How did these humans mold their bodies?

Military: Training, conditioning and violence.

Healthy: Exercise, nutrition and cleaning living.

Fragile: Diseased, scarred or too long in zero-g.

More than human: Cyborg, nano-bot host or vat-bred super-human.


Will

What formed these humans' psyche?

Hierarchy: Family, corporation or military.

Recidivism: Crime, prison and repeat.

Belief System: Religion, philosophy or dogma.

Politician: Mover, shaker, policy-maker

Lore

How do these humans relate to bleeding edge technology?

Science: Laboratory, experiments and funding.

Test Subject: Guinea pig and positive control.

Nexus: Birth, environment, and circumstance.
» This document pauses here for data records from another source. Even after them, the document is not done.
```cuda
__device__ __forceinline__ uint32_t smem_u32(const void* p) {
  return static_cast<uint32_t>(__cvta_generic_to_shared(p));
}
__device__ __forceinline__ void mbar_init(uint64_t* bar, uint32_t count) {
  asm volatile("mbarrier.init.shared::cta.b64 [%0], %1;" ::"r"(smem_u32(bar)), "r"(count));
}
__device__ __forceinline__ void mbar_expect_tx(uint64_t* bar, uint32_t bytes) {
  asm volatile("mbarrier.arrive.expect_tx.shared::cta.b64 _, [%0], %1;" ::"r"(smem_u32(bar)),
               "r"(bytes)
               : "memory");
}
__device__ __forceinline__ void mbar_arrive(uint64_t* bar) {
  asm volatile("mbarrier.arrive.shared::cta.b64 _, [%0];" ::"r"(smem_u32(bar)) : "memory");
}
__device__ __forceinline__ void mbar_wait(uint32_t bar, uint32_t parity) {
  asm volatile(
      "{\n"
      ".reg .pred p;\n"
      "WAIT_%=:\n"
      "mbarrier.try_wait.parity.shared::cta.b64 p, [%0], %1;\n"
      "@p bra DONE_%=;\n"
      "bra WAIT_%=;\n"
      "DONE_%=:\n"
      "}\n" ::"r"(bar),
      "r"(parity)
      : "memory");
}
__device__ __forceinline__ void bulk_g2s(void* dst_smem, const void* src_gmem, uint32_t bytes,
                                         uint64_t* bar) {
  asm volatile(
      "cp.async.bulk.shared::cluster.global.mbarrier::complete_tx::bytes [%0], [%1], %2, [%3];" ::
          "r"(smem_u32(dst_smem)),
      "l"(src_gmem), "r"(bytes), "r"(smem_u32(bar))
// ... 15 lines not shown
  const int n_in = count[v1 - (WLO - 1)] - count[v2 - (WLO - 1)];
  T y = xc - tot * T(recip[n_in]);
  if (n_in == 0) y = T(0);
  return y;
}

__device__ __noinline__ T direct_value(const int32_t* __restrict__ taps,
                                       const T2* __restrict__ recip, int64_t n_total, T t_max,
                                       const T* __restrict__ xrow, int64_t t, int64_t lo_valid,
                                       int64_t hi_valid) {
  T acc = T(0);
  int n_in = 0;
  for (int k = 0; k < NTAPS; ++k) {
    const int64_t g = t - taps[k];
    if (g < 0 || g >= n_total) continue;
    ++n_in;
    if (g >= lo_valid && g < hi_valid) acc += xrow[g];
  }
  if (n_in == 0) return T(0);
  const T y = xrow[t] - acc * T(recip[n_in]);
  return fabs(y) <= t_max ? y : T(0);
}

struct Walk {
  int pb;
  int rslot;
  int fslot;
  uint32_t fphase;
};

__device__ __forceinline__ void group_begin(Walk& w, uint32_t bars) {
  mbar_wait(bars + w.fslot * 8, w.fphase);
  if (++w.fslot == Q) {
    w.fslot = 0;
    w.fphase ^= 1u;
  }
}
__device__ __forceinline__ void group_end(Walk& w, uint32_t bars, int lane, unsigned wmask) {
  __syncwarp(wmask);
  if (lane == 0) {
    asm volatile("mbarrier.arrive.shared::cta.b64 _, [%0];" ::"r"(bars + (Q + w.rslot) * 8)
                 : "memory");
  }
  w.pb += CH * ES;
  if (++w.rslot == Q) {
    w.rslot = 0;
    w.pb -= Q * CH * ES;
  }
}

struct Rings {
  T r0[B];
  T r1[NK > 1 ? B : 1];
  T S0, S1;
};

__device__ __forceinline__ T ring_sum0(const Rings& r, int s) {
  T a = r.r0[s];
#pragma unroll
  for (int i = 1; i < M0; ++i) a += r.r0[(s + B - i) % B];
  return a;
}
__device__ __forceinline__ T ring_sum1(const Rings& r, int s) {
  if (NK < 2) return T(0);
  T a = r.r1[s];
#pragma unroll
  for (int i = 1; i < M1; ++i) a += r.r1[(s + B - i) % B];
  return a;
}

template <bool FAST>
__device__ __forceinline__ int run_block(Rings& r, Walk& w, const Args& a,
                                         const unsigned char* const smem, uint32_t bars,
                                         int lane, unsigned wmask, int c, T* const orow,
                                         int& bad_lo, int& bad_hi, int64_t Tb, int g,
                                         int n_groups) {
  const T neg_inv_n = a.neg_inv_n;
  const T t_max = a.t_max;
  T* const op = orow + Tb + c;
  int done = 0;
#pragma unroll
  for (int gi = 0; gi < GPB; ++gi) {
    if (!FAST && g + gi >= n_groups) break;
    group_begin(w, bars);
    int mode = 1;
    if (!FAST) {
      const int64_t Tn = Tb + int64_t(gi) * CH;
      const bool interior = (Tn - WHI >= 0) && (Tn + CH - WLO <= a.n_total);
      const bool all_out = (Tn >= a.t0) && (Tn + CH <= a.t0 + a.n_out);
      mode = (g + gi < NPG) ? 0 : ((interior && all_out) ? 1 : 2);
    }
    const unsigned char* const p = smem + w.pb;
#pragma unroll
    for (int js = 0; js < U; ++js) {
      const int s = gi * U + js;
      auto ld = [&](int off) {
        return *reinterpret_cast<const T*>(p + (HB * CH + js * D - off) * ES);
      };
      r.S0 -= r.r0[(s + B - M0) % B];
      if (NK > 1) r.S1 -= r.r1[(s + B - M1) % B];
      T e0 = ld(off0(0));
      if (NB0 > 1) {
        T e0b = ld(off0(1));
#pragma unroll
        for (int b = 2; b < NB0; ++b) {
          if (b & 1) e0b += ld(off0(b)); else e0 += ld(off0(b));
        }
        e0 += e0b;
      }
      r.r0[s] = e0;
      r.S0 += e0;
      T tot = r.S0;
      if (NK > 1) {
        T e1 = ld(off1(0));
        if (NB1 > 1) {
          T e1b = ld(off1(1));
#pragma unroll
          for (int b = 2; b < NB1; ++b) {
            if (b & 1) e1b += ld(off1(b)); else e1 += ld(off1(b));
          }
          e1 += e1b;
        }
        r.r1[s] = e1;
        r.S1 += e1;
        tot += r.S1;
      }
      T single = T(0);
      if (NPLUS > 0) {
        single = ld(plus_tap(0));
#pragma unroll
        for (int i = 1; i < NPLUS; ++i) single += ld(plus_tap(i));
      }
#pragma unroll
      for (int i = 0; i < NMINUS; ++i) single -= ld(minus_tap(i));
      const T xc = ld(0);
      if (CENTRE != 0) single = fma(T(CENTRE), xc, single);
      if (NPLUS > 0 || NMINUS > 0 || CENTRE != 0) tot += single;
      if (FAST) {
        T y = fma(tot, neg_inv_n, xc);
        if (__builtin_expect(!(fabs(y) <= t_max), 0)) {
          r.S0 = ring_sum0(r, s);
          r.S1 = ring_sum1(r, s);
          bad_lo = min(bad_lo, g * U + s);
          bad_hi = max(bad_hi, g * U + s);
          y = T(0);
        }
        op[s * D] = y;
      } else if (mode != 0) {
        const int64_t t = Tb + c + int64_t(s) * D;
        T y = mode == 1 ? fma(tot, neg_inv_n, xc) : edge_value(a.count, a.recip, t, a.n_total, xc, tot);
// ... 66 lines not shown
#if PE_VARIANT & 2
    ++tl_pieces;
#endif
    const int n_groups = NPG + int(n_end - n_first);
    const int n_chunks = n_groups + HB + HF;
    const int64_t c_first = n_first - NPG - HB;

    if (is_producer) {
      for (int i = 0; i < n_chunks; ++i) {
        const int64_t g0 = gamma + (c_first + i) * int64_t(CH);
        T* const dst = ring + fslot * CH;
        mbar_wait(bars + (Q + fslot) * 8, fphase ^ 1u);
        if (g0 >= lo_valid && g0 + CH <= hi_valid) {
          if (lane == 0) {
            asm volatile("fence.proxy.async.shared::cta;" ::: "memory");
            const bool mirror = fslot < MIR;
            mbar_expect_tx(&full[fslot], uint32_t(CH * ES) * (mirror ? 2u : 1u));
            bulk_g2s(dst, xrow + g0, uint32_t(CH * ES), &full[fslot]);
            if (mirror) bulk_g2s(dst + Q * CH, xrow + g0, uint32_t(CH * ES), &full[fslot]);
          }
        } else {
          for (int e = lane; e < CH; e += 32) {
            const int64_t g = g0 + e;
            const T v = (g >= lo_valid && g < hi_valid) ? xrow[g] : T(0);
            dst[e] = v;
            if (fslot < MIR) dst[Q * CH + e] = v;
          }
          __syncwarp();
          if (lane == 0) mbar_arrive(&full[fslot]);
        }
        if (++fslot == Q) {
          fslot = 0;
          fphase ^= 1u;
        }
      }
      continue;
    }

    if (tid >= D) continue;
    const int c = tid;
    const unsigned wmask = (tid | 31) < D ? 0xffffffffu : ((1u << (D & 31)) - 1u);
    for (int i = 0; i < HB + HF; ++i) {
      mbar_wait(bars + fslot * 8, fphase);
      if (++fslot == Q) {
        fslot = 0;
        fphase ^= 1u;
      }
    }
    Rings r;
#pragma unroll
    for (int s = 0; s < B; ++s) r.r0[s] = T(0);
#pragma unroll
    for (int s = 0; s < (NK > 1 ? B : 1); ++s) r.r1[s] = T(0);
    const int64_t T0 = gamma + (n_first - NPG) * int64_t(CH);
    Walk w;
    w.pb = BAR_BYTES + (rslot * CH + c) * ES;
    w.rslot = rslot;
    w.fslot = fslot;
    w.fphase = fphase;
    int bad_lo = 1 << 30, bad_hi = -1;
    for (int g = 0; g < n_groups;) {
      const int64_t Tb = T0 + int64_t(g) * CH;
      r.S0 = ring_sum0(r, B - 1);
      r.S1 = ring_sum1(r, B - 1);
      const bool fast = g >= NPG && g + GPB <= n_groups && Tb - WHI >= 0 &&
                        Tb + int64_t(B) * D - WLO <= a.n_total && Tb >= a.t0 &&
                        Tb + int64_t(B) * D <= a.t0 + a.n_out;
      if (fast) {
        g += run_block<true>(r, w, a, smem_raw, bars, lane, wmask, c, orow, bad_lo, bad_hi,
                             Tb, g, n_groups);
      } else {
        g += run_block<false>(r, w, a, smem_raw, bars, lane, wmask, c, orow, bad_lo, bad_hi,
                              Tb, g, n_groups);
      }
    }
    rslot = w.rslot;
    fslot = w.fslot;
    fphase = w.fphase;
    for (int k = bad_lo; k <= bad_hi; ++k) {
      const int64_t t = T0 + c + int64_t(k) * D;
      if (t >= a.t0 && t < a.t0 + a.n_out)
        orow[t] = direct_value(a.taps, a.recip, a.n_total, a.t_max, xrow, t, lo_valid, hi_valid);
    }
    __syncwarp(wmask);
    for (int i = 0; i < HB + HF; ++i) {
      if (lane == 0) mbar_arrive(&empty[rslot]);
      if (++rslot == Q) rslot = 0;
    }
  }
#if PE_VARIANT & 2
  if (tid == 0 && a.timeline) {
    unsigned long long tl_end;
    unsigned smid;
    asm volatile("mov.u64 %0, %%globaltimer;" : "=l"(tl_end));
    asm volatile("mov.u32 %0, %%smid;" : "=r"(smid));
    a.timeline[4 * blockIdx.x + 0] = smid;
    a.timeline[4 * blockIdx.x + 1] = tl_start;
    a.timeline[4 * blockIdx.x + 2] = tl_end;
    a.timeline[4 * blockIdx.x + 3] = tl_pieces;
  }
#endif
}

}
```

### pyparrm_b200/csrc/filter_jit.cu

```cuda
#include <cuda.h>
#include <dlfcn.h>
#include <string.h>

#include <algorithm>
#include <map>
#include <mutex>
#include <string>
#include <vector>

#include "common.cuh"
#include "filter_jit.h"
#include "filter_plan.h"

namespace parrm {
namespace {

const char kCombESource[] =
#include "filter_comb_e_src.inc"
    ;

typedef struct _nvrtcProgram* nvrtcProgram;
struct Nvrtc {
  void* handle = nullptr;
  int (*CreateProgram)(nvrtcProgram*, const char*, const char*, int, const char* const*,
                       const char* const*) = nullptr;
  int (*CompileProgram)(nvrtcProgram, int, const char* const*) = nullptr;
  int (*GetCUBINSize)(nvrtcProgram, size_t*) = nullptr;
  int (*GetCUBIN)(nvrtcProgram, char*) = nullptr;
  int (*GetProgramLogSize)(nvrtcProgram, size_t*) = nullptr;
  int (*GetProgramLog)(nvrtcProgram, char*) = nullptr;
  int (*DestroyProgram)(nvrtcProgram*) = nullptr;
  const char* (*GetErrorString)(int) = nullptr;
  bool ok = false;
};

Nvrtc* nvrtc() {
  static Nvrtc n;
  static std::once_flag once;
  std::call_once(once, [] {
    const char* names[] = {"libnvrtc.so.12", "libnvrtc.so", "/usr/local/cuda/lib64/libnvrtc.so.12",
                           "/usr/local/cuda/lib64/libnvrtc.so"};
    for (const char* name : names) {
      n.handle = dlopen(name, RTLD_NOW | RTLD_LOCAL);
      if (n.handle) break;
    }
    if (!n.handle) return;
#define PARRM_NVRTC_SYM(field, sym)                                             \
  n.field = reinterpret_cast<decltype(n.field)>(dlsym(n.handle, sym));          \
  if (!n.field) return;
    PARRM_NVRTC_SYM(CreateProgram, "nvrtcCreateProgram")
    PARRM_NVRTC_SYM(CompileProgram, "nvrtcCompileProgram")
    PARRM_NVRTC_SYM(GetCUBINSize, "nvrtcGetCUBINSize")
    PARRM_NVRTC_SYM(GetCUBIN, "nvrtcGetCUBIN")
    PARRM_NVRTC_SYM(GetProgramLogSize, "nvrtcGetProgramLogSize")
// ... 18 lines not shown
};

Driver* driver() {
  static Driver d;
  static std::once_flag once;
  std::call_once(once, [] {
    auto get = [](const char* name, void** fn) {
      cudaDriverEntryPointQueryResult st;
      return cudaGetDriverEntryPoint(name, fn, cudaEnableDefault, &st) == cudaSuccess &&
             st == cudaDriverEntryPointSuccess && *fn != nullptr;
    };
    d.ok = get("cuModuleLoadData", reinterpret_cast<void**>(&d.ModuleLoadData)) &&
           get("cuModuleGetFunction", reinterpret_cast<void**>(&d.ModuleGetFunction)) &&
           get("cuFuncSetAttribute", reinterpret_cast<void**>(&d.FuncSetAttribute)) &&
           get("cuFuncGetAttribute", reinterpret_cast<void**>(&d.FuncGetAttribute)) &&
           get("cuLaunchKernel", reinterpret_cast<void**>(&d.LaunchKernel)) &&
           get("cuGetErrorString", reinterpret_cast<void**>(&d.GetErrorString));
  });
  return &d;
}

int driver_fail(CUresult rc, const char* what) {
  const char* msg = nullptr;
  if (driver()->GetErrorString) driver()->GetErrorString(rc, &msg);
  set_error("%s: %s", what, msg ? msg : "driver error");
  return PARRM_ERR_CUDA;
}

struct Kernel {
  CUfunction fn = nullptr;
  int smem_bytes = 0, threads = 0, regs = 0, ctas_per_sm = 1;
  int chunk = 0, priming_groups = 0;
};

std::mutex g_mutex;
std::map<std::string, Kernel> g_cache;

std::string join(const int32_t* v, int n) {
  std::string s;
  for (int i = 0; i < n; ++i) {
    if (i) s += ",";
    s += std::to_string(v[i]);
  }
  if (n == 0) s = "0";
  return s;
}

}
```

Hack: Standard technology + innovation = something new

Merely Human: Luddite, fragile, endangered species.
(for 1 Lore only, possibly only available after a first character has gone to 0 or 10 Humanity)


Other thoughts:


I am worried that in making space travel too slow, I might end up with a map of the solar system where no one will go anywhere because it would mean the death of every NPC on the back of their sheet or a real isolation between characters over vast gulfs of time and space.  I'll research up real travel times as they currently exist and see what there is to see.

Thoughts appreciated...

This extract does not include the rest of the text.